◆ TASK: State, as a single number, how many lines in the data below contain "counts".

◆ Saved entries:
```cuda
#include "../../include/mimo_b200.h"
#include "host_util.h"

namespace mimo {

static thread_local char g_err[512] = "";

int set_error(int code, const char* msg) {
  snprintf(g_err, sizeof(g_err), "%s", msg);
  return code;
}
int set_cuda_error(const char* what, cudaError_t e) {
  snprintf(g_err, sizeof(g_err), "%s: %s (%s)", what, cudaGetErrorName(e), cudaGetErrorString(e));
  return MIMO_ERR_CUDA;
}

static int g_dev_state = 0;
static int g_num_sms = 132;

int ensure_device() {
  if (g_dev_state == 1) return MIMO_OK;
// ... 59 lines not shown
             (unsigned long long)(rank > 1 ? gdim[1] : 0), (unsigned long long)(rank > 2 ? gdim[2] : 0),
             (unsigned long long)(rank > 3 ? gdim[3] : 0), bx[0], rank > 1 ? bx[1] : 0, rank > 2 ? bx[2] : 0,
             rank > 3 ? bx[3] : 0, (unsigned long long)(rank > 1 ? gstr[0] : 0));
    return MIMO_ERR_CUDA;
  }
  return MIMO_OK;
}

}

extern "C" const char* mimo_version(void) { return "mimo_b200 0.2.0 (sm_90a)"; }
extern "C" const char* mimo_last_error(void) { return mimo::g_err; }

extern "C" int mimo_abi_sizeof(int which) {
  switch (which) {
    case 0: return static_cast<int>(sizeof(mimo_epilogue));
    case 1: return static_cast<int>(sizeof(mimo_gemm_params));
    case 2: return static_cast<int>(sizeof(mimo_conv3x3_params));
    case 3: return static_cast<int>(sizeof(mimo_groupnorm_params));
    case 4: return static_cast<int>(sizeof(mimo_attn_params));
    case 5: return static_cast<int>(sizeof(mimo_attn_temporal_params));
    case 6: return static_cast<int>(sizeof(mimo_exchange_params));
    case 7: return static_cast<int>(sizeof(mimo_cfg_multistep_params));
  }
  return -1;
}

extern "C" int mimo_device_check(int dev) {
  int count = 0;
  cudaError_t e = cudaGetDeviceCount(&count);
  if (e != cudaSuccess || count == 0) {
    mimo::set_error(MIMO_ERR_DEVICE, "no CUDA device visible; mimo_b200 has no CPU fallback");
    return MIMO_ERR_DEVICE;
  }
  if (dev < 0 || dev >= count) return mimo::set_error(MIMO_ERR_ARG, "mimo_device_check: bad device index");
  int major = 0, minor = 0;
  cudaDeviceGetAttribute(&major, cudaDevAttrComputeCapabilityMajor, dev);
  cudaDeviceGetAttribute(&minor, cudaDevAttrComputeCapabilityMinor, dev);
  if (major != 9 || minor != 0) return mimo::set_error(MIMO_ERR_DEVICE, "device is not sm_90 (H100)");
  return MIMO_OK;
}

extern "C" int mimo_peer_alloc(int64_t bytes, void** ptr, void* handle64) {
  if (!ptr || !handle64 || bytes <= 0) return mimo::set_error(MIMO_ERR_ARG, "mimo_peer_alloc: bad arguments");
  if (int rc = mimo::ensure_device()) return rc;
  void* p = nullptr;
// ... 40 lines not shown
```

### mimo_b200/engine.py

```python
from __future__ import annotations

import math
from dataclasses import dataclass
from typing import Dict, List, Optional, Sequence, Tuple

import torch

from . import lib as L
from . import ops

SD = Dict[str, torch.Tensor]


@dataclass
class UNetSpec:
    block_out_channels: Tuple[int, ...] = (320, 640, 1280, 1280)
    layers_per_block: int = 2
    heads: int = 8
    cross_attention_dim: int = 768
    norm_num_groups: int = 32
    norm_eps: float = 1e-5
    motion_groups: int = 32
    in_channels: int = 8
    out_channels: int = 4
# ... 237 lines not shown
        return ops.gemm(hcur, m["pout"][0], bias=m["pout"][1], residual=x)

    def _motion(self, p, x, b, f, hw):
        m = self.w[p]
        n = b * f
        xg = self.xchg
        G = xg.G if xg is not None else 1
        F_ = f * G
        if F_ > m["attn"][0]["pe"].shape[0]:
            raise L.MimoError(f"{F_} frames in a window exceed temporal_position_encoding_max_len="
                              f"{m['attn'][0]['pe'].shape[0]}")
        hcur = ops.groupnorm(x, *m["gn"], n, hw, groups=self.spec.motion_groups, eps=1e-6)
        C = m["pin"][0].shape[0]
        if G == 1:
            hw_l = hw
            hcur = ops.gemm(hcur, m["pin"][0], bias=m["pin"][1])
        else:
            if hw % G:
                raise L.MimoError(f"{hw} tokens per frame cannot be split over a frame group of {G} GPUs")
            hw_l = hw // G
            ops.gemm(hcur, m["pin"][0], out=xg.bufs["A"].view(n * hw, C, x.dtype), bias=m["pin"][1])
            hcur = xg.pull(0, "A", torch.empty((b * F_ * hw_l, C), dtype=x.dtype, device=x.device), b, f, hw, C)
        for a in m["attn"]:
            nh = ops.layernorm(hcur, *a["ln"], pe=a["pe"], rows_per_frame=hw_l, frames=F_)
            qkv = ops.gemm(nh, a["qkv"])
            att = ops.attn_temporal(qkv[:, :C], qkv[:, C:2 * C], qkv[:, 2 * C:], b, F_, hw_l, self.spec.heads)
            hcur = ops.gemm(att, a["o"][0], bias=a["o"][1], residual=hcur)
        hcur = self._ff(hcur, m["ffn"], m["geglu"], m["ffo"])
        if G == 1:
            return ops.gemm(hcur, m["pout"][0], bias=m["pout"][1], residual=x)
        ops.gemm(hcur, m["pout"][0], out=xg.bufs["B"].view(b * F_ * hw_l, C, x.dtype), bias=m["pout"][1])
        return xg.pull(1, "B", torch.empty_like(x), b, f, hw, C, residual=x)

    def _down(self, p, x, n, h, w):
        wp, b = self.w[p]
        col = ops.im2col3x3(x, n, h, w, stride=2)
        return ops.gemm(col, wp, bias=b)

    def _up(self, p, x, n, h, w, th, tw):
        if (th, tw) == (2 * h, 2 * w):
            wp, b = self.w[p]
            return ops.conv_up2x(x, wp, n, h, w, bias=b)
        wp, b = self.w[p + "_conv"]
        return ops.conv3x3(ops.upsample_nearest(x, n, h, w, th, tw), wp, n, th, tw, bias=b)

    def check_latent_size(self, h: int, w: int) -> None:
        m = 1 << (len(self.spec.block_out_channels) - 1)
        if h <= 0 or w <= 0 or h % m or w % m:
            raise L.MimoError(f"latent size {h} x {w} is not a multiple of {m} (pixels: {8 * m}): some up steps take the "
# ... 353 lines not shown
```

--

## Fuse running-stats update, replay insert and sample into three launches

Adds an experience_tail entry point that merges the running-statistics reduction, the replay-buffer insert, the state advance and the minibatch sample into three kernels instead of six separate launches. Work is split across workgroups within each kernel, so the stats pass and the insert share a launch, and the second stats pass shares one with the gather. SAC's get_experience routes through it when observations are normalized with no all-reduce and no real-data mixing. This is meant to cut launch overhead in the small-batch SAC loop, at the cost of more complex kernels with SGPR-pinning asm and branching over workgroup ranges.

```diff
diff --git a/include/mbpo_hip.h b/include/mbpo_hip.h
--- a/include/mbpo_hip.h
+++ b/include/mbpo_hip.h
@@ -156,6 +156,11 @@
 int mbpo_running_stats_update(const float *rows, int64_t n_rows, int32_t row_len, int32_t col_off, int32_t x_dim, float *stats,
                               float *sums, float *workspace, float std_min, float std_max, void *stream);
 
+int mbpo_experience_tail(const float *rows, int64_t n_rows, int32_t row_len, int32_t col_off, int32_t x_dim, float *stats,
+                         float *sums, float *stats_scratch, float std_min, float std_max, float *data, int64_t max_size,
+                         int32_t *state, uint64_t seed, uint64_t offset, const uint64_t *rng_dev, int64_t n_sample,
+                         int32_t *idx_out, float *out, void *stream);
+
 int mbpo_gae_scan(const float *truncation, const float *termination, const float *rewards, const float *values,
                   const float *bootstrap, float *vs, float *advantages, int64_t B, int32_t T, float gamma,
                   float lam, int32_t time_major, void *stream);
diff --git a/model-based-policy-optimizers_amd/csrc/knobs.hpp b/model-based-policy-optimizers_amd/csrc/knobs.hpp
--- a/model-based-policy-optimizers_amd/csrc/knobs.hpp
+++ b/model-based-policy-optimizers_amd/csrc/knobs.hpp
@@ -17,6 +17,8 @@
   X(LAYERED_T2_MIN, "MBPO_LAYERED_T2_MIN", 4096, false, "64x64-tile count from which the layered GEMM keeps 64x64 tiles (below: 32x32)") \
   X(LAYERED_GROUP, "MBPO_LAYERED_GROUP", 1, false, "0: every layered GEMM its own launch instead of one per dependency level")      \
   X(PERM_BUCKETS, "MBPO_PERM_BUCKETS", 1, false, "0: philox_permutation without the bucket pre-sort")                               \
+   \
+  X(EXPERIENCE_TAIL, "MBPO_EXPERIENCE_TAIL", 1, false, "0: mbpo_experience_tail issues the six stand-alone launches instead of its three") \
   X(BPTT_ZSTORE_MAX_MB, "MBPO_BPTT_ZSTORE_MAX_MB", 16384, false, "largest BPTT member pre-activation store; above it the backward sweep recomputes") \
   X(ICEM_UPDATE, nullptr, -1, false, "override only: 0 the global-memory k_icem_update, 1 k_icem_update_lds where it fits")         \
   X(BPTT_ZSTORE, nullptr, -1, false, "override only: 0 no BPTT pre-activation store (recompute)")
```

---

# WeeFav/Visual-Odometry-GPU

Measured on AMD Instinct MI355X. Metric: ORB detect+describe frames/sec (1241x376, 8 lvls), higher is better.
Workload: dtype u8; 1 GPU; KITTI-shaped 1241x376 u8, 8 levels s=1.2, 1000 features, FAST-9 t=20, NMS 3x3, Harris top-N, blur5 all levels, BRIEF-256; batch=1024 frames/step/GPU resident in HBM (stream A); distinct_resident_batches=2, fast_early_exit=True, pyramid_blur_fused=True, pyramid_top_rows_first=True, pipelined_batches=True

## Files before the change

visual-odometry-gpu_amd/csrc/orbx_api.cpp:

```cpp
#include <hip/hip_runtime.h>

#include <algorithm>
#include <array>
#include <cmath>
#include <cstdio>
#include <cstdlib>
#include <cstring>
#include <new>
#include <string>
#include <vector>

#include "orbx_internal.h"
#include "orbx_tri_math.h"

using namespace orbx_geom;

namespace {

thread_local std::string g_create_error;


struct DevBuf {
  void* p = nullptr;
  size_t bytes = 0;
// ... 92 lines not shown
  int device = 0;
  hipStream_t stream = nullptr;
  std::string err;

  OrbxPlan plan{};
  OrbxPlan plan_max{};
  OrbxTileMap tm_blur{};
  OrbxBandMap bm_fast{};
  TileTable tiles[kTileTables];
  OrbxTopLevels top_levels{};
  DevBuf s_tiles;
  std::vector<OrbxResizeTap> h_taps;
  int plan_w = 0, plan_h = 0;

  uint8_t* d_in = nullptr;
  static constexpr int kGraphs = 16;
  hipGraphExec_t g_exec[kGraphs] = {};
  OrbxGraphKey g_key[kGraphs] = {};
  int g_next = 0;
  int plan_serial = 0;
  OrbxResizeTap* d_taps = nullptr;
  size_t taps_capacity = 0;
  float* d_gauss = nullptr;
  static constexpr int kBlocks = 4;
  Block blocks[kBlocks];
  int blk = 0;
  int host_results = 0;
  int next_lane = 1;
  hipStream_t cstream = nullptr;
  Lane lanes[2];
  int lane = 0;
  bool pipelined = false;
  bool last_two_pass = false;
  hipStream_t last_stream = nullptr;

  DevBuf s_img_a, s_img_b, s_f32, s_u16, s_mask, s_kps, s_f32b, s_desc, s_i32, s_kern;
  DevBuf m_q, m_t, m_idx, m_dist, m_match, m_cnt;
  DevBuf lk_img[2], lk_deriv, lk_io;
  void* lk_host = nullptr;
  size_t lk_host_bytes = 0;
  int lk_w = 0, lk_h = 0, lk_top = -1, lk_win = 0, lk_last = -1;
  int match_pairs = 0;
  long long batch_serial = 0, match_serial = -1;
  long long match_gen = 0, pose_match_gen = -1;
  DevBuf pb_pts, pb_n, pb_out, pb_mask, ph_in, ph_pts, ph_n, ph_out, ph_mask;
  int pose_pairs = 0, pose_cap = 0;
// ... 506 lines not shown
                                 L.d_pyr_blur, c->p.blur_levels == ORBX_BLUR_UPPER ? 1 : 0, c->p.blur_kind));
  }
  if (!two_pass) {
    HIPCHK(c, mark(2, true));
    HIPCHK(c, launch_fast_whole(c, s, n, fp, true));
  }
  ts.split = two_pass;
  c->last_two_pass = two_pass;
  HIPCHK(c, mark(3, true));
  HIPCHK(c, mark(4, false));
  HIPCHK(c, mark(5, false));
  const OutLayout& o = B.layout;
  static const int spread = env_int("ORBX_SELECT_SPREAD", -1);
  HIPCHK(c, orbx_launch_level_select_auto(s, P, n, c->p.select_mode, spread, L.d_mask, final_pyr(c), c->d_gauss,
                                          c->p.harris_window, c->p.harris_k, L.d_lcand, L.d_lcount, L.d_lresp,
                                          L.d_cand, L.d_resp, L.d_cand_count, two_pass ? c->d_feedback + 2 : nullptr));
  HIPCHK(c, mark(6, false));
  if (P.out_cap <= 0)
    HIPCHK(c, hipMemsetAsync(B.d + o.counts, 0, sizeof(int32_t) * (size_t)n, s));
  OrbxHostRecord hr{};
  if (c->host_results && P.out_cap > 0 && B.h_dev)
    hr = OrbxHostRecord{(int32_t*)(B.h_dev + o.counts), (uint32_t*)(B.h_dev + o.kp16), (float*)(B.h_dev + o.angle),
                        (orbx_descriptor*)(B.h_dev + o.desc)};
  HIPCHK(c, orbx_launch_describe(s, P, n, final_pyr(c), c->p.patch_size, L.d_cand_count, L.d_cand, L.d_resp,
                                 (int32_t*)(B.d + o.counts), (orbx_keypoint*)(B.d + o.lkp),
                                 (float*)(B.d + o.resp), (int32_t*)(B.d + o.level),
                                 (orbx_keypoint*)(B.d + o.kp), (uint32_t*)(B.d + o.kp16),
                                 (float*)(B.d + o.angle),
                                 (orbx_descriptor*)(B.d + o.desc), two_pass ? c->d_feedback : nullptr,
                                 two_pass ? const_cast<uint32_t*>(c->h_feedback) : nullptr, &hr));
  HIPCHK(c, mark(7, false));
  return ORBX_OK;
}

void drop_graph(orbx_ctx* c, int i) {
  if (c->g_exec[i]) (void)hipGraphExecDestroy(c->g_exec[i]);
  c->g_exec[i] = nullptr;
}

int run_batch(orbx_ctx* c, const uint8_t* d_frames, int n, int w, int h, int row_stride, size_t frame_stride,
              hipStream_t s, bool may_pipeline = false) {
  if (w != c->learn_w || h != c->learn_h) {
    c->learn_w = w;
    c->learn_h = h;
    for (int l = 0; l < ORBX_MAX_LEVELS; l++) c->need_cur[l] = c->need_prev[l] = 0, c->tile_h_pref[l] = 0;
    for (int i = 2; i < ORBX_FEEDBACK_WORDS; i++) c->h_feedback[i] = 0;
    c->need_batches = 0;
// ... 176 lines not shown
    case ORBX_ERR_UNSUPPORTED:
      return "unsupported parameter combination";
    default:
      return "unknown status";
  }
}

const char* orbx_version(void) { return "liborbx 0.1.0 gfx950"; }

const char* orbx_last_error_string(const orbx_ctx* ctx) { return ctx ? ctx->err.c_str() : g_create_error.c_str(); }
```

◆ RESULT: 3